No pregunté qué había pasado, tenía miedo a cualquier explicación, no quería pensar que mi egoísmo fuera el único culpable de lo que había sucedido. 

El otoño se había instalado en toda la casa y se resistía a replegar sus alas, y no las replegó nunca más, se apoderó para siempre de nuestras vidas, y de a poco, le fue dando su color a todas las cosas.

Una mano cruelmente prodigiosa, fue cambiando el matiz de nuestras horas, y nos  entregábamos mansos a lo que determinara.

Creo que el día que vi a mi hermano decreté el fin de mis enfermedades, porque  no volví a padecer ninguna otra.
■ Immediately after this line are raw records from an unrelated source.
from .. import _native
from . import stream_plan
from ..columnar import RecordBatch, WireColumn, schema_blob, wire_fields
from ..schema import KIND_BYTES, KIND_FLOAT, KIND_INT64, StructType, is_sequence_field, wire_kind_of

FMT = {"Example": _native.FMT_EXAMPLE, "SequenceExample": _native.FMT_SEQUENCE}


def _stream() -> int:
    return torch.cuda.current_stream().cuda_stream


def _dev(x, dtype, device="cuda") -> torch.Tensor:
    if isinstance(x, torch.Tensor):
        return x.to(device=device, dtype=dtype).contiguous()
    arr = np.ascontiguousarray(x)
    with warnings.catch_warnings():
        warnings.simplefilter("ignore", UserWarning)
        return torch.as_tensor(arr, dtype=dtype).to(device)


def check_native():
    if not getattr(_native, "HAS_GPU_KERNELS", False):
        raise RuntimeError("_native was built without HIP kernels; rebuild "
                           "with build_native.py before using the GPU engine")



_pinned_tls = threading.local()


def pinned_buffer(tag: str, nbytes: int) -> torch.Tensor:
    pool = getattr(_pinned_tls, "pool", None)
    if pool is None:
        pool = _pinned_tls.pool = {}
    buf = pool.get(tag)
    if buf is None or buf.numel() < nbytes:
        cap = max(nbytes, int((buf.numel() if buf is not None else 1 << 20) * 1.5))
        buf = torch.empty(cap, dtype=torch.uint8, pin_memory=True)
        pool[tag] = buf
    return buf


_CHUNK = 64 << 20
_READ_SLICE = int(os.environ.get("TFREC_READ_SLICE", 32 << 20))
_SPLIT_SLICES = os.environ.get("TFREC_READ_SPLIT", "1") != "0"
_WRITE_SLICES = int(os.environ.get("TFREC_WRITE_SLICES", 8))
_STREAM_DECODE = os.environ.get("TFREC_STREAM_DECODE", "1") != "0"
_STREAM_HEADROOM = float(os.environ.get("TFREC_STREAM_HEADROOM", 1.125))
_STREAM_EXTRACT = os.environ.get("TFREC_STREAM_EXTRACT", "1") != "0"
_SYNC_WRITES = os.environ.get("TFREC_SYNC", "1") != "0"


def read_file_to_device(path: str, device="cuda") -> torch.Tensor:
    n = os.path.getsize(path)
    dev_t = torch.empty(max(n, 1), dtype=torch.uint8, device=device)[:n]
    if n:
        ptr, pinned = _native.file_mmap_pinned(path, n, False)
        if pinned:
            _multi_dma(dev_t.data_ptr(), ptr, n, _native.gpu_memcpy_h2d,
                       after_main=True)
            return dev_t
    return _read_file_staged(path, dev_t)


_copy_streams: Optional[list] = None


def _dma_streams() -> list:
    global _copy_streams
    if _copy_streams is None:
        _copy_streams = [torch.cuda.Stream() for _ in range(2)]
    return _copy_streams


def _multi_dma(dst: int, src: int, n: int, fn, after_main: bool):
    streams = _dma_streams()
    main = torch.cuda.current_stream()
    k = min(len(streams), max(1, n // (16 << 20)))
    span = (n + k - 1) // k
    for i in range(k):
        o = i * span
        m = min(span, n - o)
        s = streams[i]
        s.wait_stream(main)
        fn(dst + o, src + o, m, s.cuda_stream)
    if after_main:
        for i in range(k):
            main.wait_stream(streams[i])
    else:
        for i in range(k):
            streams[i].synchronize()


def _read_file_staged(path: str, dev: torch.Tensor) -> torch.Tensor:
    n = dev.numel()
    buf = pinned_buffer("fread", min(n, 2 * _CHUNK) or 1)
    ev = [torch.cuda.Event(), torch.cuda.Event()]
    fd = os.open(path, os.O_RDONLY)
    try:
        pos = 0
        which = 0
        while pos < n:
            m = min(_CHUNK, n - pos)
            ev[which].synchronize()
            _native.pread_parallel(fd, buf.data_ptr() + which * _CHUNK, m, pos)
            dev[pos:pos + m].copy_(buf[which * _CHUNK:which * _CHUNK + m],
                                   non_blocking=True)
            ev[which].record()
            pos += m
            which ^= 1 if n > _CHUNK else 0
    finally:
        os.close(fd)
    return dev


def _upload_files(dst: torch.Tensor, entries):
    main = torch.cuda.current_stream()
    streams = _dma_streams()
    used = []
    for k, (path, nbytes, off) in enumerate(entries):
        if not nbytes:
            continue
        ptr, pinned = _native.file_mmap_pinned(path, nbytes, False)
        if pinned:
            st = streams[k % len(streams)]
            st.wait_stream(main)
            _native.gpu_memcpy_h2d(dst.data_ptr() + off, ptr, nbytes,
                                   st.cuda_stream)
            used.append(st)
        else:
            _read_file_staged(path, dst[off:off + nbytes])
    for st in set(used):
        main.wait_stream(st)


def _upload_group(items, device):
    sizes = [os.path.getsize(it[0]) for it in items]
    offs = [0]
    for n in sizes[:-1]:
        offs.append(offs[-1] + n)
    total = sum(sizes)
    comp = torch.empty(max(total, 1), dtype=torch.uint8, device=device)[:total]
    _upload_files(comp, [(it[0], n, o) for it, n, o in zip(items, sizes, offs)])
    return comp, offs, sizes


def device_to_file(img: torch.Tensor, path: str):
    n = img.numel()
    if n == 0:
        open(path, "wb").close()
        return
    ptr, pinned = _native.file_mmap_pinned(path, n, True)
    if pinned:
        _multi_dma(ptr, img.data_ptr(), n, _native.gpu_memcpy_d2h,
                   after_main=False)
        if _SYNC_WRITES:
            _native.file_mmap_sync(path)
        return
    _write_file_staged(img, path)


def _write_file_staged(img: torch.Tensor, path: str):
    n = img.numel()
    buf = pinned_buffer("fwrite", min(n, 2 * _CHUNK) or 1)
    ev = [torch.cuda.Event(), torch.cuda.Event()]
    fd = os.open(path, os.O_RDWR | os.O_CREAT, 0o644)
    try:
        pos = 0
        which = 0
        m0 = min(_CHUNK, n)
        if n:
            buf[0:m0].copy_(img[0:m0], non_blocking=True)
            ev[0].record()
        while pos < n:
            m = min(_CHUNK, n - pos)
            nxt = pos + m
            nwhich = which ^ (1 if n > _CHUNK else 0)
            if nxt < n:
                m2 = min(_CHUNK, n - nxt)
                buf[nwhich * _CHUNK:nwhich * _CHUNK + m2].copy_(
                    img[nxt:nxt + m2], non_blocking=True)
                ev[nwhich].record()
            ev[which].synchronize()
            _native.pwrite_parallel(fd, buf.data_ptr() + which * _CHUNK, m, pos)
            pos = nxt
            which = nwhich
        os.ftruncate(fd, n)
        if _SYNC_WRITES:
            os.fsync(fd)
    finally:
        os.close(fd)



_scan_ws = {}


def _scan_workspace(n: int, device) -> torch.Tensor:
    key = (device.index if hasattr(device, "index") else 0)
    need = _native.gpu_scan_temp_bytes(max(n, 1))
    ws = _scan_ws.get(key)
    if ws is None or ws.numel() < need:
        ws = torch.empty(int(need * 2), dtype=torch.uint8, device=device)
        _scan_ws[key] = ws
    return ws


def _excl_sum_into(out_ptr: int, in_ptr: int, stride: int, n: int, device):
    ws = _scan_workspace(n, device)
    _native.gpu_excl_sum_strided(ws.data_ptr(), ws.numel(), in_ptr, stride,
                                 out_ptr, n, _stream())
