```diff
@@ -405,7 +404,31 @@
             h[0], h[1], h[2], h[3], h[4], h[11], h[5], h[6], h[16], h[17], h[18], h[7], h[12], h[13], h[14], h[15], h[8], h[9], h[10]);
     return BK_OK;
 }
+static int l2_check_clean(bk_engine* e, const bk::ScanArgs& a) {
+    if (!test_env("BK_L2_CHECK_CLEAN")) return BK_OK;
+    BK_HIP(hipStreamSynchronize(e->stream));
+    std::vector<unsigned int> h;
+    const struct { const char* what; const unsigned int* p; size_t n; } bufs[] = {
+        {"l2_any", e->l2_any.p, e->l2_any.n}, {"l2_bits", e->l2_bits.p, (size_t)a.n_records * a.l2_words}, {"the list's count", e->l2_list_n.p, e->l2_list_n.n}};
+    for (const auto& b : bufs) {
+        h.assign(b.n, 0u);
+        if (b.n) BK_HIP(hipMemcpy(h.data(), b.p, b.n * sizeof(unsigned int), hipMemcpyDeviceToHost));
+        for (size_t i = 0; i < b.n; ++i) if (h[i]) return fail(BK_ERR_STATE, "Level 2 left %s not zero (word %zu = %u)", b.what, i, h[i]);
+    }
+    return BK_OK;
+}
+static int l2_list_expect(bk_engine* e, const bk::ScanArgs& a) {
+    const char* want = test_env("BK_L2_LIST_EXPECT");
+    if (!want) return BK_OK;
+    BK_HIP(hipStreamSynchronize(e->stream));
+    unsigned int n = 0;
+    BK_HIP(hipMemcpy(&n, e->l2_list_n.p, sizeof n, hipMemcpyDeviceToHost));
+    if ((n != 0u) != (atoi(want) != 0)) return fail(BK_ERR_STATE, "the scan listed %u marked records (list %s)", n, a.l2_list ? "on" : "off");
+    return BK_OK;
+}
 #else
+static int l2_list_expect(bk_engine*, const bk::ScanArgs&) { return BK_OK; }
+static int l2_check_clean(bk_engine*, const bk::ScanArgs&) { return BK_OK; }
 static int l2_count_report(bk_engine*, const bk::ScanArgs&) { return BK_OK; }
 static int l2_stats_arm(bk_engine*) { return BK_OK; }
 static int l2_stats_report(bk_engine*) { return BK_OK; }
@@ -431,7 +454,10 @@
         a.touch_v = pl.touch_v.p; a.touch_b = pl.touch_b.p; a.touch_p = pl.touch_p.p; a.touch_e = pl.touch_e.p;
         a.rl_recip = ~0ull / (unsigned long long)(ix.v_span + 1) + 1ull;
     }
-    a.dbg = e->dbg.p; a.l2_words = bk::scan_l2_words(stride_words, ix.k); a.l2_min_grid = (uint32_t)std::max(1, ix.n_cus / 2);
+    a.dbg = e->dbg.p; a.l2_words = bk::scan_l2_words(stride_words, ix.k);
+    a.l2_min_grid = (uint32_t)std::max(1, ix.n_cus / 2); a.l2_rec_per_wave = ix.family.load() >= 4 ? 64 : 8;
+    if (const char* v = test_env("BK_L2_MIN_GRID")) a.l2_min_grid = (uint32_t)std::max(1, atoi(v));
+    if (const char* v = test_env("BK_L2_REC_PER_WAVE")) a.l2_rec_per_wave = (uint32_t)std::max(1, atoi(v));
     if (e->use_items) { a.ig = e->ig; a.items = e->items.p; a.tab = e->item_tab.p; a.gext = e->item_gext.p; a.ov = e->ov.p; a.ov_n = e->ov_n.p; a.ov_cap = (uint32_t)e->ov.n; }
     return a;
 }
@@ -466,9 +492,13 @@
         const uint64_t recs = std::min<uint64_t>(std::max<uint64_t>(a.n_records + a.n_records / 4, 1 << 16), l2_cap);
         BK_HIP(e->l2_bits.alloc((size_t)recs * a.l2_words)); BK_HIP(e->n_bits.alloc((size_t)recs * a.l2_words)); BK_HIP(e->l2_diag.alloc((size_t)recs));
         BK_HIP(e->l2_any.alloc((size_t)(recs + 31) / 32)); BK_HIP(e->n_any.alloc((size_t)(recs + 31) / 32));
-        for (DevBuf<unsigned int>* b : {&e->l2_bits, &e->l2_any, &e->n_bits, &e->n_any}) BK_HIP(hipMemsetAsync(b->p, 0, b->n * sizeof(unsigned int), e->stream));
+        BK_HIP(e->l2_list.alloc((size_t)recs)); BK_HIP(e->l2_list_n.alloc(2));
+        for (DevBuf<unsigned int>* b : {&e->l2_bits, &e->l2_any, &e->n_bits, &e->n_any, &e->l2_list_n}) BK_HIP(hipMemsetAsync(b->p, 0, b->n * sizeof(unsigned int), e->stream));
     }
     a.l2_bits = e->l2_bits.p; a.l2_diag = e->l2_diag.p; a.l2_any = e->l2_any.p; a.n_bits = e->n_bits.p; a.n_any = e->n_any.p;
+    const bool sweep = test_env("BK_L2_SWEEP") || test_env("BK_NO_L2_PLAN") || e->ix->ablate == 1 || e->ix->ablate == 4;
+    const bool listed = e->use_items && a.n_direct && e->ix->n_files == 1 && !e->ktab.keys.p && !sweep;
+    a.l2_list = listed ? e->l2_list.p : nullptr; a.l2_list_n = e->l2_list_n.p; a.l2_list_cap = listed ? (uint32_t)std::min<size_t>(e->l2_list.n, 0xffffffffu) : 0u;
     return BK_OK;
 }
 static int bin_items(bk_engine* e, bk::ScanArgs& a, int mate, uint32_t grid, bool wait_v) {
@@ -492,6 +522,7 @@
         pl.no_more_waiting();
         if (e->fuse_ok) a.touch_v = nullptr;
     }
+    if (a.l2_list) { b.l2_any = a.l2_any; b.l2_words = (uint32_t)((a.n_records + 31) / 32); b.l2_list = a.l2_list; b.l2_list_n = a.l2_list_n; b.l2_list_cap = a.l2_list_cap; }
     BK_HIP(bk::launch_bin_count(b, e->stream));
     return BK_OK;
 }
@@ -533,14 +564,15 @@
             if (int rc = make_l2_room(e, a, l2_cap)) return rc;
             if (int rc = flush_pending_items(e)) return rc;
             const bool wait_v = e->fuse_ok && a.n_direct && !pl.fuse_off && e->ix->item_v_mode < 0;
-            a.l2_plan = e->use_items && e->ix->n_files == 1 && e->ix->family.load() >= 4 && !test_env("BK_NO_L2_PLAN") ? e->l2_plan.p : nullptr;
             {
                 bk_engine::Span sp(e, 0);
                 if (e->use_items) { a.ov_par = e->ov_par; BK_HIP(bk::launch_scan_items(a, grid, e->stream)); }
                 else BK_HIP(bk::launch_scan_count(a, grid, e->stream));
             }
             if (e->use_items) { if (int rc = bin_items(e, a, mate, grid, wait_v)) return rc; }
+            if (int rc = l2_list_expect(e, a)) return rc;
             if (int rc = level2_and_fold(e, a, mate, grid)) return rc;
+            if (int rc = l2_check_clean(e, a)) return rc;
         }
     }
     BK_HIP(hipGetLastError());
diff --git a/bronko_amd/csrc/bk_engine.h b/bronko_amd/csrc/bk_engine.h
--- a/bronko_amd/csrc/bk_engine.h
+++ b/bronko_amd/csrc/bk_engine.h
@@ -256,7 +256,7 @@
     DevBuf<unsigned int> n_bits, n_any;
     DevBuf<unsigned int> l2_bits;
     DevBuf<unsigned int> l2_any;
-    DevBuf<unsigned int> l2_plan;
+    DevBuf<unsigned int> l2_list, l2_list_n;
     DevBuf<uint2> l2_diag;
     bool sparse = false;
     DevBuf<unsigned long long> pileup;
diff --git a/bronko_amd/csrc/bk_kernels.h b/bronko_amd/csrc/bk_kernels.h
--- a/bronko_amd/csrc/bk_kernels.h
+++ b/bronko_amd/csrc/bk_kernels.h
@@ -53,7 +53,10 @@
     unsigned int* n_any;
     unsigned int* l2_bits;
     unsigned int* l2_any;
-    unsigned int* l2_plan;
+    unsigned int* l2_list;
+    unsigned int* l2_list_n;
+    uint32_t l2_list_cap;
+    uint32_t l2_rec_per_wave;
     uint32_t l2_min_grid;
     uint2* l2_diag;
     uint32_t l2_words;
@@ -214,6 +217,11 @@
     int v_mode;
     int part;
     int ablate;
+    const unsigned int* l2_any;
+    uint32_t l2_words;
+    unsigned int* l2_list;
+    unsigned int* l2_list_n;
+    uint32_t l2_list_cap;
 };
 bool item_geometry(uint32_t win_cells, uint32_t n_full, int v_span, ItemGeom* g);
 uint32_t items_grid(uint64_t n_records, int n_cus);
diff --git a/bronko_amd/csrc/bk_kernels.hip b/bronko_amd/csrc/bk_kernels.hip
--- a/bronko_amd/csrc/bk_kernels.hip
+++ b/bronko_amd/csrc/bk_kernels.hip
@@ -1550,9 +1550,32 @@
     const uint64_t n_any = (n_records + 31) / 32;
     const uint64_t n_blk = (n_any + kAnyWords - 1) / kAnyWords;
 
-    const uint32_t g_work = a.l2_plan ? min((uint32_t)gridDim.x, max(*a.l2_plan, 1u)) : (uint32_t)gridDim.x;
-    if (blockIdx.x >= g_work) return;
-    for (uint64_t blk = (uint64_t)blockIdx.x * kL2Waves + wave; blk < n_blk; blk += (uint64_t)g_work * kL2Waves) {
+    if (a.l2_list) {
+        const uint32_t n_list = min(*a.l2_list_n, a.l2_list_cap);
+        if (n_list == 0u) return;
+        const uint32_t per_wg = max(a.l2_rec_per_wave, 1u) * kL2Waves;
+        const uint32_t g_work = min((uint32_t)gridDim.x, max((n_list + per_wg - 1u) / per_wg, max(a.l2_min_grid, 1u)));
+        if (blockIdx.x >= g_work) return;
+        const uint32_t share = (n_list + g_work * kL2Waves - 1u) / (g_work * kL2Waves);
+        const uint32_t i0 = min((blockIdx.x * kL2Waves + (uint32_t)wave) * share, n_list), i1 = min(i0 + share, n_list);
+        for (uint32_t i = i0; i < i1; i += 64u) {
+            const uint32_t m = min(i1 - i, 64u);
+            if ((uint32_t)lane < m) {
+                const uint32_t rec = a.l2_list[i + (uint32_t)lane];
+                atomicAnd(a.l2_any + (rec >> 5), ~(1u << (rec & 31u)));
+                rq[lane] = rec;
+            }
+            qr = m;
+            __builtin_amdgcn_wave_barrier();
+            take_records();
+        }
+        while (qk) take_kmers();
+        while (qn) slow_batch();
+        __syncthreads();
+        if (threadIdx.x == 0 && atomicInc(a.l2_list_n + 1, g_work - 1u) == g_work - 1u) a.l2_list_n[0] = 0u;
+        return;
+    }
+    for (uint64_t blk = (uint64_t)blockIdx.x * kL2Waves + wave; blk < n_blk; blk += (uint64_t)gridDim.x * kL2Waves) {
         const uint64_t i = blk * kAnyWords + lane;
         const uint32_t anyw = (lane < kAnyWords && i < n_any) ? a.l2_any[i] : 0u;
         if (anyw) a.l2_any[i] = 0u;
@@ -1692,21 +1715,6 @@
     return hipGetLastError();
 }
 
-__global__ __launch_bounds__(1024) void l2_plan_kernel(const unsigned int* __restrict__ l2_any, uint64_t n_words, unsigned int* __restrict__ plan, uint32_t g_min) {
-    __shared__ unsigned int part[16];
-    unsigned int n = 0;
-    for (uint64_t i = threadIdx.x; i < n_words; i += 1024u) n += (unsigned int)__popc(l2_any[i]);
-#pragma unroll
-    for (int off = 32; off; off >>= 1) n += (unsigned int)__shfl_xor((int)n, off);
-    if ((threadIdx.x & 63u) == 0u) part[threadIdx.x >> 6] = n;
-    __syncthreads();
-    if (threadIdx.x == 0) {
-        unsigned int t = 0;
-        for (int w = 0; w < 16; ++w) t += part[w];
-        plan[0] = max(g_min, (t + 255u) / 256u);
-    }
-}
-
 hipError_t launch_level2(const ScanArgs& a, int n_cus, hipStream_t stream) {
     if (a.n_records == 0 || a.W <= 0) return hipSuccess;
     const bool stats = a.ktab_keys != nullptr;
@@ -1726,7 +1734,6 @@
 #undef BK_PICK
     const uint64_t blks = (a.n_records + 32 * kAnyWords - 1) / (32 * kAnyWords);
     const unsigned grid = (unsigned)std::max<uint64_t>(1, std::min<uint64_t>((blks + kL2Waves - 1) / kL2Waves, (uint64_t)n_cus * (a.n_files == 1 ? 2 : 8)));
-    if (a.l2_plan) hipLaunchKernelGGL(l2_plan_kernel, dim3(1), dim3(1024), 0, stream, (const unsigned int*)a.l2_any, (a.n_records + 31) / 32, a.l2_plan, a.l2_min_grid);
     hipLaunchKernelGGL(kern, dim3(grid), dim3(kL2Block), 0, stream, a);
     return hipGetLastError();
 }
diff --git a/bronko_amd/csrc/bk_scan_items.hip b/bronko_amd/csrc/bk_scan_items.hip
--- a/bronko_amd/csrc/bk_scan_items.hip
+++ b/bronko_amd/csrc/bk_scan_items.hip
@@ -621,6 +621,17 @@
     const uint32_t cap = is_e ? b.ig.cap_e : b.ig.cap_v;
     const uint32_t G = b.ig.grid_max;
     const unsigned short* const bin_items = b.items + (is_e ? (size_t)bin * G * b.ig.cap_e : (size_t)n_eb * G * b.ig.cap_e + (size_t)(bin - n_eb) * G * b.ig.cap_v);
+    __shared__ unsigned int l2s[kBinBlock / 64 + 1];
+    const uint32_t l2_per = b.l2_list ? (b.l2_words + gridDim.x - 1u) / gridDim.x : 0u;
+    const uint32_t l2_w0 = min(blockIdx.x * l2_per, b.l2_words), l2_w1 = min(l2_w0 + l2_per, b.l2_words);
+    uint32_t l2_mine = 0u, l2_incl = 0u;
+    if (l2_w0 < l2_w1) {
+        for (uint32_t w = l2_w0 + threadIdx.x; w < l2_w1; w += kBinBlock) l2_mine += (uint32_t)__popc(b.l2_any[w]);
+        l2_incl = l2_mine;
+#pragma unroll
+        for (int off = 1; off < 64; off <<= 1) { const uint32_t t = (uint32_t)__shfl_up((int)l2_incl, off); if (lane >= off) l2_incl += t; }
+        if (lane == 63) l2s[wave] = l2_incl;
+    }
     const bool mine = threadIdx.x < b.n_wg && !BK_ABLATE(b, 1);
     const unsigned short* reg0 = bin_items + (size_t)(mine ? threadIdx.x : 0u) * cap;
     uint32_t hdr0 = 0u;
@@ -635,6 +646,12 @@
     if (BK_ABLATE(b, 6)) return;
     if (bin == 0 && threadIdx.x == 0) b.ov_n[b.ov_par ^ 1u] = 0ull;
     __syncthreads();
+    uint32_t l2_at = 0u;
+    if (l2_w0 < l2_w1 && threadIdx.x == 0) {
+        uint32_t t = 0u;
+        for (int w = 0; w < kBinBlock / 64; ++w) t += l2s[w];
+        if (t) l2_at = atomicAdd(b.l2_list_n, t);
+    }
     auto take = [&](uint32_t it) __attribute__((always_inline)) {
         if (it == 0xffffu) return;
         if (is_e) {
@@ -710,7 +727,21 @@
             if ((e >> 16) == bin) take(e & 0xffffu);
         }
     }
+    if (l2_w0 < l2_w1 && threadIdx.x == 0) l2s[kBinBlock / 64] = l2_at;
     __syncthreads();
+    if (l2_w0 < l2_w1 && l2_mine) {
+        uint32_t at = l2s[kBinBlock / 64] + l2_incl - l2_mine;
+        for (int w = 0; w < wave; ++w) at += l2s[w];
+        for (uint32_t w = l2_w0 + threadIdx.x; w < l2_w1; w += kBinBlock) {
+            uint32_t bits = b.l2_any[w];
+            while (bits) {
+                const uint32_t bp = (uint32_t)__builtin_ctz(bits);
+                bits &= bits - 1u;
+                if (at < b.l2_list_cap) b.l2_list[at] = w * 32u + bp;
+                ++at;
+            }
+        }
+    }
     if (is_e) {
         if (wave < 2) {
             unsigned int* d = acc + (uint32_t)wave * (kEBinSpan + 1u) + (uint32_t)lane * 6u;
```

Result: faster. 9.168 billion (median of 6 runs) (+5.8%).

Y cuando él llegó a la edad de las eruptivas y las paperas, yo, me había convertido en una adolescente resuelta que hacía rato se había echado al hombro la angustia de un padre depresivo, y una casa que hacía aguas por todos lados. 

Y me sentí en el deber de cambiar las reglas.

No hubo libros de cuentos para Fernando, ni revistas, ni chinchón con tío Ernesto, que se había casado hacía poco con una viuda que tenía tres hijos pequeños, y le sobraban escarlatinas y varicelas para entretenerse.

Raquelita ya casi no contaba, porque a su actitud de abuela distraída, le sumó ese color de tristeza que la mantenía más ausente aún.

A tía Mercedes, el  parte médico sobre el avance de la cura se lo pasaba por teléfono, porque sus nanas empezaron a aparecer, y la convencí de que no era necesario que se molestara en venir.

Sola me arreglaba muy bien para cuidar a Fernando; sin juegos de naipes, sin cuentos, y sin  Damas Chinas. Pero  entregada a él con devoción, en un silencio respetuoso, en medio de un ambiente aséptico y casi hospitalario.